The invention provides a combined inactivated vaccine for an avian influenza virus and a fowl adenovirus. An H9 subtype avian influenza virus QDY strain and an I-group 4-type aviadenovirus YBAV-4 new strain used by the vaccine are high in TCID50 / EID50 valence and good in immunogenicity and can well withstand attacks of the H9 avian virus and various local separate viruses. The vaccine prepared by the invention is good in safety, and free of local and whole-body adverse effects caused by the vaccine. Through analysis of characters, a safety test and efficacy test data in a storage-life test, the combined vaccine is free of an obvious difference from a single vaccine of a similar product in effect, and is stable and effective; the efficacy test result proves that the antibodies of the combined vaccine and two single vaccines are kept at a high level and are faster in antibody generation of similar products; and a control group antibody is negative.

This invention relates to one human intestinal canal virus fluorescence meter test technique in the field of virus nuclear test technique, which adopts common upstream object, common downstream object and common fluorescence detector for EV each hypotype, wherein, the detector 5'end is labeled with fluorescence emission base group 6- carboxyl fluorandiol and 3'labeled fluorescence quencher base group and 6-carboxyl tetramethyl rhodamine. Due to the test agent case, it tests each EV hypotype standard blood serum for online test and to get each parameter as the following: abnormal property for 100 percent; sensitivity for 95 percent, repetitiveness CV less than 10 percent and minimum content of EV as 500 copy each ml.
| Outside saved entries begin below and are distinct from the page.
TILE_DTYPE = np.dtype([("ref_id", "<i4"), ("query_id", "<i4"), ("ref_off", "<i4"), ("query_off", "<i4"),
                       ("ref_len", "<i4"), ("query_len", "<i4"),
                       ("reverse", "u1"), ("first", "u1"), ("query_set", "u1"), ("pad", "u1")])
TILE_RESULT_DTYPE = np.dtype([(n, "<i4") for n in
                              ("score", "max_i", "max_j", "ref_steps", "query_steps", "n_states")])
CAND_DTYPE = np.dtype([(n, "<i4") for n in ("ref_id", "query_id", "ref_pos", "query_pos")])
OVERLAP_DTYPE = np.dtype([(n, "<i4") for n in
# ... 541 lines not shown
        if n_reads is None:
            n_reads = max(n_all - int(read_first), 0)
        self._pileup = None
        self._check(self.L.gact_hip_pileup_begin(self.h, int(read_first), int(n_reads)))
        offs = self._ref_offsets
        self._pileup = (int(n_reads), int(offs[int(read_first) + int(n_reads)] - offs[int(read_first)]))

    def pileup_add(self, sel=None, n=None, rc_from=0x7fffffff, same_file=True, slot=0):
        if sel is not None:
            sel = np.ascontiguousarray(sel, dtype=np.int32)
            n = len(sel)
        self._check(self.L.gact_hip_pileup_add(self.h, slot, int(n or 0), sel.ctypes.data if sel is not None else None,
                                               int(rc_from), int(same_file)))

    def pileup_finish(self, min_depth=3, counts=True, consensus=True):
        if self._pileup is None:
            raise GactHipError("gact_hip error -1: pileup_finish: no window is open (gact_hip_pileup_begin first)")
        n_reads, n_pos = self._pileup
        reads = np.zeros(n_reads, dtype=READ_PILEUP_DTYPE)
        cnt = np.zeros((n_pos, 8), dtype=np.uint32) if counts else None
        cons = np.zeros(n_pos, dtype=np.uint8) if consensus else None
        ptr = lambda a: a.ctypes.data if a is not None else None
        self._check(self.L.gact_hip_pileup_finish(self.h, int(min_depth), ptr(cnt), ptr(cons), ptr(reads)))
        return reads, cnt, cons

    def last_pileup_stats(self):
        st = PileupStats()
        self._check(self.L.gact_hip_last_pileup_stats(self.h, C.byref(st)))
        return {n: getattr(st, n) for n, _ in PileupStats._fields_}

    def register_output(self, out, slot=0):
        assert out.flags["C_CONTIGUOUS"] and out.flags["WRITEABLE"]
        self._check(self.L.gact_hip_register_output(self.h, slot, out.ctypes.data, out.nbytes))
        self._registered[slot] = out

    def unregister_output(self, slot=0):
        self._check(self.L.gact_hip_unregister_output(self.h, slot))
        self._registered.pop(slot, None)

    def sync(self, slot=0):
        self._check(self.L.gact_hip_sync(self.h, slot))

    def prepare(self, expected_candidates=0):
        if hasattr(self.L, "gact_hip_prepare"):
            self.L.gact_hip_prepare.argtypes = [C.c_void_p, C.c_int32]
            self.L.gact_hip_prepare.restype = C.c_int
            self._check(self.L.gact_hip_prepare(self.h, int(expected_candidates)))

    def set_option(self, name, value):
        if hasattr(self.L, "gact_hip_set_option"):
            self._check(self.L.gact_hip_set_option(self.h, name.encode(), int(value)))

    def dsoft_build(self, params=None):
        params = params or DsoftParams()
        info = DsoftInfo()
        self._check(self.L.gact_hip_dsoft_build(self.h, C.byref(params), C.byref(info)))
        return {n: getattr(info, n) for n, _ in DsoftInfo._fields_}

    def dsoft_query(self, first_query, n_queries, slot=0):
        nf, nr, ms = C.c_int32(), C.c_int32(), C.c_float()
        self._check(self.L.gact_hip_dsoft_query(self.h, slot, first_query, n_queries, C.byref(nf), C.byref(nr),
                                                C.byref(ms)))
        self._n_cands[slot] = nf.value + nr.value
        return nf.value, nr.value, float(ms.value)

    def candidates_download(self, n, slot=0):
        out = np.zeros(n, dtype=CAND_DTYPE)
        self._check(self.L.gact_hip_candidates_download(self.h, slot, n, out.ctypes.data))
        return out

    def last_kernel_ms(self, slot=0):
        ms = C.c_float()
        self._check(self.L.gact_hip_last_kernel_ms(self.h, slot, C.byref(ms)))
        return float(ms.value)

    def last_run_stats(self, slot=0):
        st = RunStats()
        self._check(self.L.gact_hip_last_run_stats(self.h, slot, C.byref(st)))
        if st.band_redos & (1 << 30):
            raise GactHipError("the role launch's watchdog fired: a DP wave went on without its walker's results (records are wrong)")
        return {"total_ms": st.total_ms, "seed_ms": st.seed_ms, "main_ms": st.main_ms,
                "packed16": bool(st.packed16), "layout": ("int32", "packed16-uniform", "packed16-split", "packed16-wide")[st.packed16],
                "seed_layout": "packed16" if st.seed_packed16 else "int32",
                "tagged_pointers": bool(st.tagged_pointers), "linear_gap": st.linear_gap == 1, "affine_drift": st.linear_gap == 2,
                "handed_off": st.handed_off, "seed_cells": st.seed_cells, "raw_candidates": st.raw_candidates,
                "band_redos": st.band_redos, "merged_callers": st.merged_callers, "overlapped_seeding": bool(st.overlapped_seeding),
                "critical_lane": bool(st.critical_lane), "role_waves": st.role_waves == 1, "coop_walks": st.role_waves == 2}

    def measure_valu_rate(self):
        v = C.c_double()
        self._check(self.L.gact_hip_measure_valu_rate(self.h, C.byref(v)))
        return float(v.value)

    def device_overlaps_ptr(self, slot=0):
        return self.L.gact_hip_device_overlaps(self.h, slot)

    def format_overlap(self, rec, ref_name, query_name):
        rec = np.ascontiguousarray(rec, dtype=OVERLAP_DTYPE)
        buf = C.create_string_buffer(512)
        n = self._check(self.L.gact_hip_format_overlap(rec.ctypes.data, ref_name.encode(), query_name.encode(),
                                                       buf, 512))
        return buf.raw[:n].decode()
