# jyjblrd/Low-Cost-Mocap

Hardware: AMD Instinct MI355X
Metric: triangulated 3D markers/sec at 8 cams x 16 markers (higher is better)
Workload: dtype f64

## Files before the change

### low-cost-mocap_amd/csrc/frame_bb.hip

```cpp
#include "mocap_device.hpp"
#include "kernels.hpp"
#include <cstdlib>
#include "frame_common.hpp"
#include "bb_fold.hpp"

namespace mocap {

constexpr int kBBThreads = 256;
constexpr int kBBWaves = kBBThreads / 64;
constexpr int kBBRecs = kBBThreads + 64;
constexpr int bb_cw(int C) { return C <= 8 ? 1 : 2; }
constexpr uint32_t bb_rec_bytes(int CW) { return 24u + 8u * (uint32_t)CW; }
constexpr bool bb_group_rows(int CT, int ML, int RL) { return CT > 0 && ML > 0 && RL > 0 && CT * ML < 0xFF && (ML & (ML - 1)) == 0; }

constexpr int bb_wg_per_cu(int RL) { return RL == 48 ? 5 : 4; }
constexpr size_t kBBCacheEntry = 4;
constexpr int kBBLdsSlack = 1024;
struct BBLayout {
  size_t bxy, bxy_nx, cnt_nx, bt, rbound, seedkey, slot_key, claimw, recs, rpk, scr, scr_bytes, goff, gcnt, outslot, boff, bnb, seedgh, slot_g, cnt,
      misc, bpl, nh, hits, act, root_blob, root_cam, nact, bnl, bv, pkbase, seen, bcache, total;
  int ncache;
  __host__ __device__ static size_t al(size_t x, size_t a) { return (x + a - 1) / a * a; }
  __host__ __device__ BBLayout(int C, int M, int R, int CW, int wg_per_cu, bool row_words = false) {
    size_t o = 0;
    auto take = [&](size_t bytes, size_t a) {
      o = al(o, a);
      const size_t at = o;
      o += bytes;
      return at;
    };
    bxy = take(sizeof(float2) * (size_t)C * M, 16);
    bxy_nx = take(sizeof(float2) * (size_t)C * M, 16);
    cnt_nx = take(4 * (size_t)C, 4);
    bt = take(sizeof(double) * 10 * ((size_t)C * M + 1), 16);
    rbound = take(8 * (size_t)R, 8);
    claimw = take(8 * (size_t)C, 8);
    pkbase = take(8 * (size_t)CW * R, 8);
    scr = seedkey = take(8 * (size_t)R, 8);
    slot_key = take(8 * (size_t)kBBWaves * R, 8);
    recs = take(8 * (size_t)kBBRecs, 8);
    rpk = take(8 * (size_t)kBBRecs * CW, 8);
    seedgh = take(4 * (size_t)R, 4);
    slot_g = take(4 * (size_t)kBBWaves * R, 4);
    scr_bytes = o - scr;
    goff = take(4 * (size_t)(R + 1), 4);
    gcnt = take(4 * (size_t)R, 4);
    outslot = take(4 * (size_t)R, 4);
    boff = take(4 * (size_t)(R + 1), 4);
    bnb = take(4 * (size_t)R, 4);
    cnt = take(4 * (size_t)C, 4);
    misc = take(4 * 16, 4);
    bpl = take(2 * (size_t)R, 2);
    seen = take(2 * (size_t)R, 2);
    nh = take((size_t)R * C, row_words ? 8 : 1);
    hits = take((size_t)R * C * M, 1);
    act = take((size_t)R * C, row_words ? 8 : 1);
    root_blob = take((size_t)R, 1);
    root_cam = take((size_t)R, 1);
    nact = take((size_t)R, 1);
    bnl = take((size_t)R, 1);
    bv = take((size_t)R, 1);
    bcache = take(0, 4);
    ncache = 0;
    const size_t per_entry = kBBCacheEntry;
    for (int per_cu = wg_per_cu; per_cu >= 1; per_cu--) {
      const size_t lim = ((size_t)160 * 1024 / per_cu - kBBLdsSlack) / 256 * 256;
      if (lim >= o + per_entry * 64) {
        const size_t n = (lim - o) / per_entry;
        ncache = (int)(n > 1024 ? 1024 : n);
        break;
      }
    }
    o += per_entry * (size_t)ncache;
    total = al(o, 16);
  }
};
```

The invention discloses a Newcastle disease-H9 subtype avian influenza bivalent dual-adjuvant inactivated vaccine and a preparation method thereof. The bivalent vaccine consists of a concentrated and inactivated ND and AI (H9) venom, levamisole hydrochloride and an oil adjuvant, wherein every milliliter of inactivated vaccine contains 0.5-16 mg of levamisole hydrochloride immunopotentiator. When the synergic ND-AI (H9) bivalent dual-adjuvant inactivated vaccine prepared with the method is applied to immunized chicken, the humoral immunity and cell immune levels of table poultry and laying hens can be raised effectively, the growth is promoted, and rate of live weight growth is increased. The bivalent dual-adjuvant inactivated vaccine has an immune effect which is remarkably superior to that of the conventional chicken ND-AI bivalent oil emulsion inactivated vaccine, and can be used for effectively protecting chicken flocks from being intruded by the ND virus and AI (H9) virus and preventing the Newcastle disease and H9 subtype avian influenza at the immune period.

The invention relates to a recombinant newcastle pestilence LaSota HCLV expressing the bird flu virus H9 subtype hemagglutinin (HA) protein, in particular the recombinant newcastle pestilence LaSota is rL-H9HA. The invention further discloses a method for preparing the recombinant newcastle pestilence LaSota HCLV and the application of the HCLV in preparing a bivalent vaccine for preventing bird flu and newcastle pestilence.